Tesla has introduced a new rule that makes it much harder for its shareholders to take legal action against the company’s leadership. The change, disclosed in a recent regulatory filing, significantly raises the bar for any investor looking to sue the company for alleged misconduct by executives or board members.
Effective May 15, Tesla’s revised corporate bylaws now require that any shareholder—or group of shareholders—must own at least 3% of the company’s total outstanding stock to file a derivative lawsuit. In simpler terms, unless an investor holds billions of dollars’ worth of Tesla shares, they no longer have standing to bring claims on behalf of the company against its leadership.
Given Tesla’s market valuation of over $1 trillion, this ownership threshold amounts to more than $30 billion—an amount far beyond the reach of most shareholders, particularly individual investors.
What This Means for Investors
Derivative lawsuits are a legal tool that allows shareholders to sue on behalf of the company if they believe executives or directors have failed in their fiduciary responsibilities. These types of lawsuits play a critical role in corporate accountability, especially in cases involving allegations of mismanagement, self-dealing, or excessive executive compensation.
But with this new bylaw, Tesla has effectively shut the door on nearly all shareholders who might want to challenge its leadership in court.
The company has yet to publicly explain or comment on the reasoning behind the change, but legal experts say the move takes advantage of provisions in Texas corporate law—where Tesla is now incorporated—that allow companies to impose high thresholds for shareholder litigation.
A Strategic Shift After a Legal Setback
Tesla’s decision to raise the barrier for shareholder lawsuits comes just months after a major legal loss in Delaware, where it had been incorporated until recently. In that case, brought by Tesla shareholder Richard Tornetta, a Delaware judge ruled that Elon Musk’s 2018 compensation plan—worth around $56 billion—was improperly approved.
Chancellor Kathaleen McCormick of the Delaware Chancery Court found that Musk had undue influence over Tesla’s board and that the compensation committee failed to independently negotiate the terms of the deal. The court concluded that the board acted more like Musk’s advisors than an oversight body, and the resulting shareholder vote on the pay plan was not fully informed.

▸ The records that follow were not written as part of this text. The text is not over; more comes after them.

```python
PKG = os.path.dirname(os.path.abspath(__file__))
ROOT = os.path.dirname(PKG)
CSRC = os.path.join(PKG, "csrc")
LIB = os.path.join(PKG, "libhdsdp_mi355x.so")
SOURCES = ["gemm_f64.hip", "gemm_persist.hip", "chol.hip", "schur.hip", "lanczos.hip", "lu.hip", "small.hip", "bsparse.hip", "engine.hip", "probes.hip", "coeff.cpp", "sdpa.cpp", "alloc.cpp"]
HEADERS = sorted(f for f in os.listdir(CSRC) if f.endswith(".h")) + [os.path.join(ROOT, "include", "hdsdp_mi355x.h")]


def _stale(target, deps):
    if not os.path.exists(target):
        return True
    t = os.path.getmtime(target)
    return any(os.path.getmtime(d) > t for d in deps)


def build_library(force=False, verbose=True, diagnostics=False):
    srcs = [os.path.join(CSRC, s) for s in SOURCES]
    hdrs = [h if os.path.isabs(h) else os.path.join(CSRC, h) for h in HEADERS]
    lib = LIB.replace(".so", "_diag.so") if diagnostics else LIB
    if not force and not _stale(lib, srcs + hdrs):
# ... 30 lines not shown
```

hdsdp_amd/csrc/gemm_f64.hip:

```cpp
#include "gemm_tile.h"
#include "gemm_persist.h"
namespace {
struct TimedLaunch { hipEvent_t e0, e1; int role; double flops, issued; };
bool g_timing = false;
thread_local bool g_capturing = false;
std::vector<TimedLaunch> g_timed;
unsigned long long *g_dbg = nullptr;
int g_dbg_role = -1;
struct TileList {
    int2 *dev = nullptr;
    int n = 0;
};
std::mutex g_tl_mutex;
std::map<std::tuple<int, int, int, int, int, unsigned long long>, TileList> g_tl_cache;

int g_reserved_cus = 0;
struct PersistDev { int *ring = nullptr; unsigned seq = 0; int slots = 0; };
std::map<int, PersistDev> g_persist_dev;
constexpr int PERSIST_RING = 256;
int persist_counters(int **cnt, int *slots) {
    int dev = 0;
    HDM_HIP_CHECK(hipGetDevice(&dev));
    std::lock_guard<std::mutex> lk(g_tl_mutex);
    PersistDev &pd = g_persist_dev[dev];
// ... 23 lines not shown
    }
    std::vector<int2> h;
    for (const HdmTile &t : hdm_tile_list(gm, subset)) h.push_back(make_int2(t.tm, t.tn));
    TileList tl;
    tl.n = (int) h.size();
    HDM_HIP_CHECK(hdm_malloc((void **) &tl.dev, sizeof(int2) * std::max<size_t>(1, h.size())));
    HDM_HIP_CHECK(hdm_memcpy_h2d_sync(tl.dev, h.data(), sizeof(int2) * h.size()));
    g_tl_cache[key] = tl;
    out = tl;
    return 0;
}
}

static int launch_tiles(const HdmGemmArgs &args, int subset, hipStream_t stream);

static HdmTileGeom tile_geom(const HdmGemmArgs &a) {
    return {a.M, a.N, a.K, a.klimit, a.lower_only, a.tile_col_mask, a.role, a.epilogue == HDM_EPI_SLAB, a.batch, a.k_base, a.k_chunk,
            ((a.role == HDM_ROLE_CONG2 || a.role == HDM_ROLE_GENERIC) && a.A2) ? 2 : 1};
}

static double issued_mfma_flops(const HdmGemmArgs &a, int subset) {
    return (double) hdm_launch_mfmas(tile_geom(a), subset) * 2048.0 * ((a.epilogue == HDM_EPI_SLAB) ? 1.0 : (double) a.batch);
}

int hdm_launch_gemm(const HdmGemmArgs &args, hipStream_t stream) {
    if (args.M <= 0 || args.N <= 0 || args.batch <= 0) return 0;
    if ((args.M % 8) || (args.N % 8) || (args.K % HDM_BK)) {
        fprintf(stderr, "[hdsdp_mi355x] gemm: M,N must be multiples of 8 and K of 16 (M=%d N=%d K=%d)\n",
                args.M, args.N, args.K);
        return 1;
    }
    if (args.epilogue == HDM_EPI_SLAB && (args.k_chunk <= 0 || args.k_chunk % HDM_BK)) {
        fprintf(stderr, "[hdsdp_mi355x] gemm: bad k_chunk\n");
        return 1;
    }
    if (args.role == HDM_ROLE_CONG2) {
        const bool mirrored = args.A2 == args.B && args.B2 == args.A && args.lda2 == args.ldb && args.ldb2 == args.lda &&
                              args.strideA2 == args.strideB && args.strideB2 == args.strideA;
        if (!mirrored || !args.lower_only || args.epilogue != HDM_EPI_BLOCKED || args.klimit != HDM_KLIM_BY_N ||
            args.M != args.N || args.a_kmajor || args.b_kmajor) {
            fprintf(stderr, "[hdsdp_mi355x] gemm role 2 is lower(A B^T + B A^T), blocked output, K cut by the column tile: launch refused\n");
            return 1;
        }
    }
    if (args.role != HDM_ROLE_GENERIC) {
        const long lds_[4] = {args.lda, args.ldb, args.A2 ? args.lda2 : 0, args.B2 ? args.ldb2 : 0};
        for (long ld : lds_)
            if (ld < 0 || ld > (1L << 20)) {
                fprintf(stderr, "[hdsdp_mi355x] gemm role %d: leading dimension %ld is beyond what the scalar stager addresses: launch refused\n", args.role, ld);
                return 1;
            }
        const HdmTileGeom gm = tile_geom(args);
        struct { const double *p; long span; bool km; long ld, kblk, stride; int rows; const char *nm; } ops[4] = {
            {args.A, args.spanA, args.a_kmajor != 0, args.lda, args.a_kblk, args.strideA, args.M, "A"},
            {args.B, args.spanB, args.b_kmajor != 0, args.ldb, args.b_kblk, args.strideB, args.N, "B"},
            {args.A2, args.spanA2, args.a_kmajor != 0, args.lda2, (long) HDM_BK, args.strideA2, args.M, "A2"},
// ... 35 lines not shown
    if (d.dbg && !g_capturing && getenv("HDM_DBG_SYNC")) HDM_HIP_CHECK(hipDeviceSynchronize());
#endif
    int var = 64;
#ifdef HDM_DIAGNOSTICS
    static const int g_env_var = [] { const char *e = getenv("HDM_VAR"); return e ? atoi(e) : -1; }();
    if (g_env_var >= 0) var = g_env_var;
    if (var == 576 && args.role != HDM_ROLE_CONG2) var = 64;
    if (args.role == HDM_ROLE_CONG2) {
        static const int g_direct = [] { const char *e = getenv("HDM_CONG2_DIRECT"); return e ? atoi(e) : 0; }();
        const bool direct = g_direct && var == 64 && args.A2 && !args.a_kmajor && !args.b_kmajor &&
                            args.epilogue == HDM_EPI_BLOCKED && args.lower_only && args.klimit == HDM_KLIM_BY_N &&
                            args.A2 == args.B && args.B2 == args.A;
        if (direct) var = 320;
    }
#endif
    long nwg = (long) tl.n * (args.batch >= 8 ? ((args.batch + 7) & ~7) : args.batch);
    static const int g_persist = [] { const char *e = getenv("HDM_PERSIST"); return e ? atoi(e) : 1; }();
    int *cnt = nullptr;
    const bool persist = g_persist && args.role != HDM_ROLE_GENERIC && args.batch >= 8 && !g_capturing &&
                         hdm_persist_supported(args.a_kmajor != 0, args.b_kmajor != 0, args.role, var);
    if (!persist && (var == 320 || var == 576)) var = 64;
    if (persist) {
        int slots = 0;
        if (persist_counters(&cnt, &slots)) return 1;
        HDM_HIP_CHECK(hipMemsetAsync(cnt, 0, 8 * sizeof(int), stream));
        nwg = std::min<long>(nwg, slots);
    }
    dim3 grid((unsigned) nwg), block(256);
    hipEvent_t e0 = nullptr, e1 = nullptr;
    const bool timed = g_timing && !g_capturing;
// ... 7 lines not shown
    } else {
#define HDM_LAUNCH(AK, BK, R, V) hipLaunchKernelGGL((hdm_gemm_kernel<AK, BK, R, V>), grid, block, 0, stream, d)
#ifdef HDM_DIAGNOSTICS
#define HDM_LAUNCH_V(AK, BK, R)                                   \
    switch (var) {                                                \
        case 32: HDM_LAUNCH(AK, BK, R, 32); break;                \
        case 96: HDM_LAUNCH(AK, BK, R, 96); break;                \
        case 192: HDM_LAUNCH(AK, BK, R, 192); break;              \
        case 0: HDM_LAUNCH(AK, BK, R, 0); break;                  \
        default: HDM_LAUNCH(AK, BK, R, 64);                       \
    }
#else
#define HDM_LAUNCH_V(AK, BK, R) HDM_LAUNCH(AK, BK, R, 64)
#endif
        switch (args.role) {
            case HDM_ROLE_CONG1: HDM_LAUNCH_V(false, true, HDM_ROLE_CONG1); break;
            case HDM_ROLE_CONG2: HDM_LAUNCH_V(false, false, HDM_ROLE_CONG2); break;
            case HDM_ROLE_GRAM: HDM_LAUNCH_V(true, true, HDM_ROLE_GRAM); break;
            case HDM_ROLE_CONG2D: HDM_LAUNCH_V(false, false, HDM_ROLE_CONG2D); break;
            default:
                if (lay == 3) HDM_LAUNCH(true, true, HDM_ROLE_GENERIC, 0);
                else if (lay == 2) HDM_LAUNCH(true, false, HDM_ROLE_GENERIC, 0);
                else if (lay == 1) HDM_LAUNCH(false, true, HDM_ROLE_GENERIC, 0);
#ifdef HDM_DIAGNOSTICS
                else if (var == 32) HDM_LAUNCH(false, false, HDM_ROLE_GENERIC, 32);
#endif
                else HDM_LAUNCH(false, false, HDM_ROLE_GENERIC, 0);
        }
    }
#undef HDM_LAUNCH_V
#undef HDM_LAUNCH
    if (timed) {
// ... 33 lines not shown
```

hdsdp_amd/csrc/gemm_geom.h:

```cpp
#pragma once
#include <algorithm>
#include <utility>
#include <vector>

#if defined(__HIPCC__)
#define HDM_HD __host__ __device__ __attribute__((always_inline))
#else
#define HDM_HD
#endif

#define HDM_TILE 128
#define HDM_BK 16
#define HDM_SUB 16

enum HdmKLimit { HDM_KLIM_NONE = 0, HDM_KLIM_BY_M = 1, HDM_KLIM_BY_N = 2, HDM_KLIM_BAND = 3 };
enum HdmEpilogue {
    HDM_EPI_STORE = 0,
    HDM_EPI_BLOCKED = 1,
    HDM_EPI_SLAB = 2
};
enum HdmRole { HDM_ROLE_GENERIC = 0, HDM_ROLE_CONG1 = 1, HDM_ROLE_CONG2 = 2, HDM_ROLE_GRAM = 3, HDM_ROLE_CONG2D = 4, HDM_NROLES = 5 };

HDM_HD inline long hdm_sky_panel(int t, int n) { return 128L * ((long) t * n - 64L * t * (t - 1)); }
HDM_HD inline long hdm_sky_off(int i, int j, int n) {
// ... 4 lines not shown
    const int t = (n + 127) / 128 - 1;
    const long w = n - 128L * t;
    return hdm_sky_panel(t, n) + w * w;
}

struct HdmTileGeom {
    int M, N, K;
    int klimit;
    int lower_only;
    unsigned long long colmask;
    int role;
    int slab;
    int batch;
    long k_base, k_chunk;
    int npass;
};
struct HdmTile { int tm, tn; };
struct HdmKRange { long kbeg, kend; };

HDM_HD constexpr int hdm_ntiles(int x) { return (x + HDM_TILE - 1) / HDM_TILE; }
HDM_HD constexpr int hdm_valid_subrows(int M, int tm) { return (M - tm * HDM_TILE + 15) >> 4; }
HDM_HD constexpr int hdm_cell_rows(int rv) { return rv < 4 ? 4 : rv; }
HDM_HD constexpr bool hdm_colmask_honoured(int NT) { return NT <= 64; }
HDM_HD constexpr unsigned long long hdm_colmask_effective(unsigned long long mask, int NT) { return hdm_colmask_honoured(NT) ? mask : 0ULL; }

HDM_HD constexpr bool hdm_tile_selected(const HdmTileGeom &g, int tm, int tn) {
    const unsigned long long mask = hdm_colmask_effective(g.colmask, hdm_ntiles(g.N));
    return !((g.lower_only || g.klimit == HDM_KLIM_BAND) && tm < tn) && !(mask && !((mask >> tn) & 1ULL));
}
HDM_HD constexpr bool hdm_full_diag(int M, int tm, int tn) { return tm == tn && hdm_valid_subrows(M, tm) >= 8; }
// ... 66 lines not shown
constexpr HdmLive HDM_LIVE_CONG1_FIRST[HDM_KBLOCK_PAIRS] = {{0, 0, 0}, {0, 1, 0}, {0, 2, 0}, {0, 3, 0}};
constexpr HdmLive HDM_LIVE_CONG1_LAST[HDM_KBLOCK_PAIRS] = {{0, 3, 0}, {0, 3, 1}, {0, 3, 2}, {0, 3, 3}};

HDM_HD constexpr int hdm_live_per_kstep(HdmLive l) { return (l.jhi - l.jlo + 1) * (4 - l.ilo); }
HDM_HD constexpr long hdm_pair_mfmas(HdmLive l) { return 2L * 4 * 4 * hdm_live_per_kstep(l); }
constexpr long HDM_KBLOCK_MFMAS = HDM_KBLOCK_PAIRS * hdm_pair_mfmas(HDM_LIVE_FULL);
HDM_HD constexpr long hdm_block_mfmas(const HdmLive (&t)[HDM_KBLOCK_PAIRS]) {
    long s = 0;
    for (int p = 0; p < HDM_KBLOCK_PAIRS; ++p) s += hdm_pair_mfmas(t[p]);
    return s;
}
HDM_HD constexpr long hdm_even_stages(long nst) { return nst <= 0 ? 0 : ((nst + 1) / 2) * 2; }
constexpr int HDM_DIAG_CELLS = 36;
HDM_HD constexpr int hdm_diag_short_cells(int RV) { return RV * (RV + 1) / 2; }
HDM_HD constexpr int hdm_edge_cells(int RV) { return 8 * RV; }
HDM_HD constexpr long hdm_tile_mfmas(const HdmTileGeom &g, int tm, int tn, int z) {
    const long nst = hdm_tile_stages(g, tm, tn, z);
    if (g.role == HDM_ROLE_GENERIC) return hdm_pair_mfmas(HDM_LIVE_FULL) / 2 * nst;
    const HdmTileClass c = hdm_tile_class(g, tm, tn);
    switch (c.kind) {
        case HDM_CLS_DIAG_FULL: return 4L * HDM_DIAG_CELLS * hdm_even_stages(nst);
        case HDM_CLS_DIAG_SHORT: return 4L * hdm_diag_short_cells(c.RV) * hdm_even_stages(nst);
        case HDM_CLS_EDGE: return 4L * hdm_edge_cells(c.RV) * hdm_even_stages(nst);
        case HDM_CLS_SYMDIAG: return tn * HDM_KBLOCK_MFMAS + hdm_block_mfmas(HDM_LIVE_CONG2D_LAST);
        default: break;
    }
    if (g.role == HDM_ROLE_CONG2) return 2 * (tn * HDM_KBLOCK_MFMAS + hdm_block_mfmas(HDM_LIVE_CONG2_LAST));
    if (g.role == HDM_ROLE_CONG1)
        return hdm_block_mfmas(HDM_LIVE_CONG1_FIRST) + (tm - tn - 1) * HDM_KBLOCK_MFMAS + hdm_block_mfmas(HDM_LIVE_CONG1_LAST);
    return hdm_pair_mfmas(HDM_LIVE_FULL) / 2 * hdm_even_stages(nst);
}
inline long hdm_launch_mfmas(const HdmTileGeom &g, int subset) {
    long mf = 0;
    for (int z = 0; z < (g.slab ? g.batch : 1); ++z)
// ... 68 lines not shown
```

hdsdp_amd/csrc/gemm_persist.h:

```cpp
#pragma once
#include "gemm_tile.h"

bool hdm_persist_supported(bool a_kmajor, bool b_kmajor, int role, int variant);
int hdm_launch_persist(bool a_kmajor, bool b_kmajor, int role, int variant, dim3 grid, dim3 block, hipStream_t stream,
                       const HdmGemmDev &d, int *cnt);
```

hdsdp_amd/csrc/gemm_persist.hip:

```cpp
#include "gemm_persist.h"

template <bool AK, bool BK, int R, int V>
static int launch_p(dim3 grid, dim3 block, hipStream_t stream, const HdmGemmDev &d, int *cnt) {
    hipLaunchKernelGGL((hdm_gemm_persist_kernel<AK, BK, R, V>), grid, block, 0, stream, d, cnt);
    return 0;
}

bool hdm_persist_supported(bool a_kmajor, bool b_kmajor, int role, int variant) {
#ifdef HDM_DIAGNOSTICS
    const bool common = (variant == 64 || variant == 96 || variant == 192);
    const bool cong2_extra = (variant == 320 || variant == 576);
#else
    const bool common = (variant == 64), cong2_extra = false;
#endif
    if (role == HDM_ROLE_CONG1) return !a_kmajor && b_kmajor && common;
    if (role == HDM_ROLE_CONG2) return !a_kmajor && !b_kmajor && (common || cong2_extra);
    if (role == HDM_ROLE_GRAM) return a_kmajor && b_kmajor && common;
    if (role == HDM_ROLE_CONG2D) return !a_kmajor && !b_kmajor && common;
    return false;
}

int hdm_launch_persist(bool a_kmajor, bool b_kmajor, int role, int variant, dim3 grid, dim3 block, hipStream_t stream,
                       const HdmGemmDev &d, int *cnt) {
    if (role == HDM_ROLE_CONG1 && !a_kmajor && b_kmajor) {
        if (variant == 64) return launch_p<false, true, HDM_ROLE_CONG1, 64>(grid, block, stream, d, cnt);
#ifdef HDM_DIAGNOSTICS
        if (variant == 96) return launch_p<false, true, HDM_ROLE_CONG1, 96>(grid, block, stream, d, cnt);
        if (variant == 192) return launch_p<false, true, HDM_ROLE_CONG1, 192>(grid, block, stream, d, cnt);
#endif
    } else if (role == HDM_ROLE_CONG2 && !a_kmajor && !b_kmajor) {
        if (variant == 64) return launch_p<false, false, HDM_ROLE_CONG2, 64>(grid, block, stream, d, cnt);
#ifdef HDM_DIAGNOSTICS
        if (variant == 96) return launch_p<false, false, HDM_ROLE_CONG2, 96>(grid, block, stream, d, cnt);
        if (variant == 192) return launch_p<false, false, HDM_ROLE_CONG2, 192>(grid, block, stream, d, cnt);
        if (variant == 320) return launch_p<false, false, HDM_ROLE_CONG2, 320>(grid, block, stream, d, cnt);
        if (variant == 576) return launch_p<false, false, HDM_ROLE_CONG2, 576>(grid, block, stream, d, cnt);
#endif
    } else if (role == HDM_ROLE_CONG2D && !a_kmajor && !b_kmajor) {
        if (variant == 64) return launch_p<false, false, HDM_ROLE_CONG2D, 64>(grid, block, stream, d, cnt);
#ifdef HDM_DIAGNOSTICS
        if (variant == 96) return launch_p<false, false, HDM_ROLE_CONG2D, 96>(grid, block, stream, d, cnt);
        if (variant == 192) return launch_p<false, false, HDM_ROLE_CONG2D, 192>(grid, block, stream, d, cnt);
#endif
    } else if (role == HDM_ROLE_GRAM && a_kmajor && b_kmajor) {
        if (variant == 64) return launch_p<true, true, HDM_ROLE_GRAM, 64>(grid, block, stream, d, cnt);
// ... 10 lines not shown
```

hdsdp_amd/csrc/gemm_tile.h:

```cpp
#pragma once
#include "hdm_common.h"
#include <algorithm>
#include <map>
#include <mutex>
#include <tuple>
#include <vector>

#define LDM 144
#define LDK 18
#define STAGE_DOUBLES 2304

struct HdmGemmDev {
    HdmGemmArgs a;
    const int2 *tiles;
    int ntiles;
    unsigned long long *dbg;
};

template <bool KM, bool DUAL = true>
struct Stager {
    const double *p;
    long qstride;
    long kstep;
    unsigned okmask;
// ... 244 lines not shown

template <class T> constexpr bool cell_uses_row(int q) {
    for (int c = 0; c < T::NC; ++c) if (T::si[c] == q) return true;
    return false;
}
template <class T> constexpr bool cell_uses_col(int q) {
    for (int c = 0; c < T::NC; ++c) if (T::sj[c] == q) return true;
    return false;
}
template <class T> constexpr int cell_frag_count() {
    int k = 0;
    for (int q = 0; q < 8; ++q) k += (cell_uses_row<T>(q) ? 1 : 0) + (cell_uses_col<T>(q) ? 1 : 0);
    return k;
}
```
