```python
def lib():
    global _lib
    if _lib is not None:
        return _lib
    if not os.path.exists(LIB_PATH):
        raise NativeLibraryError(
            f"{LIB_PATH} is missing: build it with `python -c 'import __graft_entry__ as g; g.build()'` "
            "(or `make -C stablekeypoints_amd/csrc`). There is no CPU/eager fallback for the hot path.")
    l = C.CDLL(LIB_PATH)
    for name, argtypes in SIGNATURES.items():
        if not hasattr(l, name):
            raise NativeLibraryError(f"{LIB_PATH} does not export {name}")
        fn = getattr(l, name)
        fn.argtypes = argtypes
        fn.restype = C.c_int64 if name.endswith("_workspace") else C.c_int
    v = l.skp_abi_version()
    if v != ABI_VERSION:
        raise NativeLibraryError(f"ABI mismatch: library {v}, binding {ABI_VERSION}")
    _lib = l
    return l


LAB_PATH = os.environ.get("SKP_LAB_PATH") or os.path.join(os.path.dirname(_HERE), "tools", "csrc", "libskp_lab.so")
LAB_SIGNATURES = {
    "skp_probe_mfma_f32": [_i, _i, _vp, _vp, _vp],
}
_lab = None


def lab():
    global _lab
    if _lab is None:
        if not os.path.exists(LAB_PATH):
            raise NativeLibraryError(f"{LAB_PATH} is missing: `make -C tools/csrc` (measurement aids, not the product library)")
        l = C.CDLL(LAB_PATH)
        for name, argtypes in LAB_SIGNATURES.items():
            fn = getattr(l, name)
            fn.argtypes, fn.restype = argtypes, C.c_int
        _lab = l
    return _lab


def check(rc: int, what: str):
    if rc == 0:
        return
    if rc < 0:
        raise RuntimeError(f"{what}: {_ERR.get(rc, rc)}")
    raise RuntimeError(f"{what}: HIP launch failed with hipError_t={rc}")


def ptr_array(ptrs):
    arr = (C.c_void_p * len(ptrs))(*[C.c_void_p(int(p)) for p in ptrs])
    return C.cast(arr, C.POINTER(C.c_void_p)), arr


def int_array(vals):
    arr = (C.c_int * len(vals))(*[int(v) for v in vals])
    return C.cast(arr, C.POINTER(C.c_int)), arr


def float_array(vals):
    arr = (C.c_float * len(vals))(*[float(v) for v in vals])
    return C.cast(arr, C.POINTER(C.c_float)), arr


def tune(key: str, value: int) -> None:
    check(lib().skp_tune_set(key.encode(), int(value)), f"skp_tune_set({key})")
```

stablekeypoints_amd/csrc/skp_conv_wino4.hip:

```cpp
#include <algorithm>
#include <type_traits>
#include "skp_common.h"
#include "skp_wino4_common.h"
#include <stdlib.h>

namespace {

__global__ void skp_wino4_filter_kernel(const float* __restrict__ w, float* __restrict__ U, int Cout, int Cin, int flip_t) {
    const int idx = blockIdx.x * blockDim.x + threadIdx.x;
    if (idx >= Cout * Cin) return;
    const int co = idx / Cin, ci = idx - co * Cin;
    float g[3][3];
    if (!flip_t) {
        const float* p = w + ((size_t)co * Cin + ci) * 9;
#pragma unroll
        for (int a = 0; a < 3; ++a)
#pragma unroll
            for (int b = 0; b < 3; ++b) g[a][b] = p[a * 3 + b];
    } else {
        const float* p = w + ((size_t)ci * Cout + co) * 9;
#pragma unroll
        for (int a = 0; a < 3; ++a)
#pragma unroll
            for (int b = 0; b < 3; ++b) g[a][b] = p[(2 - a) * 3 + (2 - b)];
// ... 113 lines not shown
#pragma unroll
    for (int tb = 0; tb < 2; ++tb) {
        const int tg = tile0 + tb * 16 + i16;
        t_ok[tb] = tg < a.nTiles;
        const int tgc = t_ok[tb] ? tg : 0;
        const int b = tgc / a.tilesPerImg, rem = tgc - b * a.tilesPerImg;
        const int ty = rem / a.tilesX, tx = rem - ty * a.tilesX;
        o_base[tb] = ((b * a.Cout) * a.H + 4 * ty) * a.W + 4 * tx;
    }
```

As a result, the court ordered that Musk’s massive pay package be rescinded. The ruling dealt a blow to Musk and sparked his public frustration with Delaware’s corporate laws. He even took to social media to warn others: “Never incorporate your company in the state of Delaware.”
Following the verdict, Tesla shareholders approved a plan in June 2024 to reincorporate the company in Texas—a state known for its more management-friendly corporate statutes.
Legal Experts Weigh In
Ann Lipton, a professor at Tulane Law School and former corporate litigator, said Tesla’s new bylaw sets a staggering bar for any shareholder to sue over a breach of fiduciary duty. “For a company of Tesla’s size, a 3% ownership requirement is an enormous hurdle,” she noted.
She contrasted Tesla’s new approach with its prior situation in Delaware, where even shareholders with a minimal stake—such as Tornetta, who reportedly owned just nine shares—had the legal standing to pursue action.
Appeal Still Ongoing
Tesla is currently appealing the Delaware court’s ruling in the Tornetta case. The state’s Supreme Court will now determine whether Musk gets to keep the shares tied to his 2018 compensation agreement. Depending on the outcome, Tesla’s leadership could either retain the massive award or see it permanently revoked.
Regardless of the result, the case has already influenced how Tesla approaches shareholder oversight. With the company now based in Texas and its bylaws revamped, the odds of any similar lawsuit gaining traction in the future have dropped dramatically.